- Prompt -
Going down the data below, set down exactly the line with "REQUIRE(x && w" and each line after it through the line with "int aaclip_gemm(int dtype, int"; no other lines.

(Beginning of Record set)

int aaclip_layernorm(const float* x, const float* w, const float* b, void* out, int out_dtype, long rows, int D,
                     float eps, void* stream) {
  REQUIRE(x && w && b && out, "layernorm: null pointer");
  REQUIRE(dtype_ok(out_dtype), "layernorm: bad dtype");
  REQUIRE(rows > 0, "layernorm: rows must be positive");
  REQUIRE_ROW_WIDTH(D);
  launch_layernorm(out_dtype, x, w, b, out, rows, D, eps, (hipStream_t)stream);
  return finish("layernorm");
}

int aaclip_gemm(int dtype, int epi, const void* A, long lda, const void* W, const float* bias, void* out, long ldc,
                int M, int N, int K, int act, int scale_cols, float scale, void* stream) {
  REQUIRE(dtype_ok(dtype), "gemm: bad dtype");
  REQUIRE(epi >= AACLIP_EPI_BIAS && epi <= AACLIP_EPI_ACT_F32, "gemm: bad epilogue");
  GemmParams p = gemm_params(A, lda, W, bias, out, ldc, M, N, K);
  p.scale_cols = scale_cols; p.scale = scale; p.act = act;
  const char* m = gemm_check(dtype, epi, p);
  if (m) return fail(-1, m);
  launch_gemm(dtype, epi, p, (hipStream_t)stream);
  return finish("gemm");
}

static int attention_entry(int dtype, const void* qkv, void* ctx, int B, int L, int H, int causal, int log2q,
                           void* stream) {
  REQUIRE(qkv && ctx, "attention: null pointer");
  REQUIRE(B > 0 && L > 0 && H > 0, "attention: empty problem");
  REQUIRE(B <= 65535 && H <= 65535, "attention: grid limit");
  REQUIRE((long)L * 3 * 64 * H * 4 < (1L << 31), "attention: L * 3 * 64 * H * 4 must stay below 2^31 (32-bit row offsets)");
  REQUIRE((long)((L + 255) / 256) * H * B < (1L << 30), "attention: too many workgroups");
  launch_attention(dtype, qkv, ctx, B, L, H, causal, log2q, (hipStream_t)stream);
  return finish("attention");
}

int aaclip_attention(int dtype, const void* qkv, void* ctx, int B, int L, int H, int causal, void* stream) {
  REQUIRE(dtype_ok(dtype), "attention: bad dtype");
  return attention_entry(dtype, qkv, ctx, B, L, H, causal, 0, stream);
}

int aaclip_attention_log2q(int dtype, const void* qkv, void* ctx, int B, int L, int H, int causal, void* stream) {
  REQUIRE(dtype == AACLIP_F16 || dtype == AACLIP_BF16 || dtype == AACLIP_F16X2, "attention_log2q: 16-bit dtypes only");
  return attention_entry(dtype, qkv, ctx, B, L, H, causal, 1, stream);
}

int aaclip_adapter_mix(float* x, const float* a, long rows, int D, float weight, void* stream) {
  REQUIRE(x && a && rows > 0, "adapter_mix: bad arguments");
  REQUIRE_ROW_WIDTH(D);
  launch_adapter_mix(x, a, rows, D, weight, (hipStream_t)stream);
  return finish("adapter_mix");
}

int aaclip_gemm_fused(int dtype, int epi, const void* A, long lda, const void* W, const float* bias, void* out, long ldc,
                      int M, int N, int K, int act, int scale_cols, float scale, const aaclip_gemm_fused_args* f,
                      void* stream) {
  REQUIRE(f, "gemm_fused: null argument struct");
  REQUIRE(f->struct_bytes == sizeof(aaclip_gemm_fused_args),
          "gemm_fused: aaclip_gemm_fused_args.struct_bytes does not match this library (binding generated from another "
          "include/aaclip.h revision?)");
  REQUIRE(dtype_ok(dtype), "gemm_fused: bad dtype");
  REQUIRE(epi >= AACLIP_EPI_BIAS && epi <= AACLIP_EPI_ACT_F32, "gemm_fused: bad epilogue");
  REQUIRE(f->w_exact16 >= 0 && f->w_exact16 <= 1 && f->out_no_hi8 >= 0 && f->out_no_hi8 <= 1 && f->out_qk8 >= 0,
          "gemm_fused: w_exact16 and out_no_hi8 are 0 or 1, out_qk8 is a column count");
  GemmParams p = gemm_params(A, lda, W, bias, out, ldc, M, N, K);
  p.scale_cols = scale_cols; p.scale = scale; p.act = act;
  p.resid = f->resid; p.out16 = f->out16; p.stats_out = f->stats_out; p.row_ab = f->row_ab; p.col_s = f->col_s;
  p.w_exact16 = f->w_exact16; p.out_qk8 = f->out_qk8; p.out_no_hi8 = f->out_no_hi8;
  const char* m = gemm_check(dtype, epi, p);
  if (m) return fail(-1, m);
  const bool plain16 = dtype == AACLIP_F16 || dtype == AACLIP_BF16;
  REQUIRE(!p.resid || epi == EPI_BIAS_RESID, "gemm_fused: resid belongs to the residual epilogue");
  REQUIRE(!p.resid || !((uintptr_t)p.resid & 15), "gemm_fused: resid must be 16-byte aligned");
  REQUIRE((p.out16 != nullptr) == (p.stats_out != nullptr), "gemm_fused: out16 and stats_out are given together");
  REQUIRE(!p.out16 || (epi == EPI_BIAS_RESID && plain16 && gemm_routes_to_256t(dtype, p)),
          "gemm_fused: out16 / stats_out need the residual epilogue of an fp16 / bf16 product that runs a 256-row-tile "
          "kernel (M >= 4096, N a multiple of 256, GEMM variant other than 1)");
  REQUIRE(!p.out16 || !(((uintptr_t)p.out16 | (uintptr_t)p.stats_out) & 7), "gemm_fused: out16 / stats_out must be 8-byte aligned");
  REQUIRE((p.row_ab != nullptr) == (p.col_s != nullptr), "gemm_fused: row_ab and col_s are given together");
  REQUIRE(!p.row_ab || ((epi == EPI_BIAS || epi == EPI_BIAS_GELU) && plain16 && gemm_routes_to_256t(dtype, p)),
          "gemm_fused: row_ab / col_s need the bias or GELU epilogue of an fp16 / bf16 product that runs a 256-row-tile "
          "kernel (M >= 4096, N a multiple of 256, GEMM variant other than 1)");
  REQUIRE(!p.row_ab || (!((uintptr_t)p.row_ab & 7) && !((uintptr_t)p.col_s & 15)),
          "gemm_fused: row_ab must be 8-byte, col_s 16-byte aligned");
  REQUIRE(!p.w_exact16 || (dtype == AACLIP_F16X2 && K % 256 == 0),
          "gemm_fused: w_exact16 (3-plane weight) needs split fp16 and K a multiple of 256");
  REQUIRE(!p.out_no_hi8 || (dtype == AACLIP_F16X2 && epi == EPI_BIAS_GELU),
          "gemm_fused: out_no_hi8 belongs to the GELU epilogue of a split fp16 product");
  if (p.out_qk8) {
    REQUIRE(epi == EPI_BIAS && dtype == AACLIP_F16X2 && gemm_split_routes_to_256t(p),
            "gemm_fused: out_qk8 needs the bias epilogue of a split fp16 product that runs the 256-row-tile kernel "
            "(M >= 4096, N a multiple of 256, GEMM variant other than 1)");
    REQUIRE(p.out_qk8 % 64 == 0 && p.out_qk8 <= N, "gemm_fused: out_qk8 must be a multiple of 64 and at most N");
  }
  launch_gemm(dtype, epi, p, (hipStream_t)stream);
  return finish("gemm_fused");
}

(End of Record set)

- Exercise response -
  REQUIRE(x && w && b && out, "layernorm: null pointer");
  REQUIRE(dtype_ok(out_dtype), "layernorm: bad dtype");
  REQUIRE(rows > 0, "layernorm: rows must be positive");
  REQUIRE_ROW_WIDTH(D);
  launch_layernorm(out_dtype, x, w, b, out, rows, D, eps, (hipStream_t)stream);
  return finish("layernorm");
}

int aaclip_gemm(int dtype, int epi, const void* A, long lda, const void* W, const float* bias, void* out, long ldc,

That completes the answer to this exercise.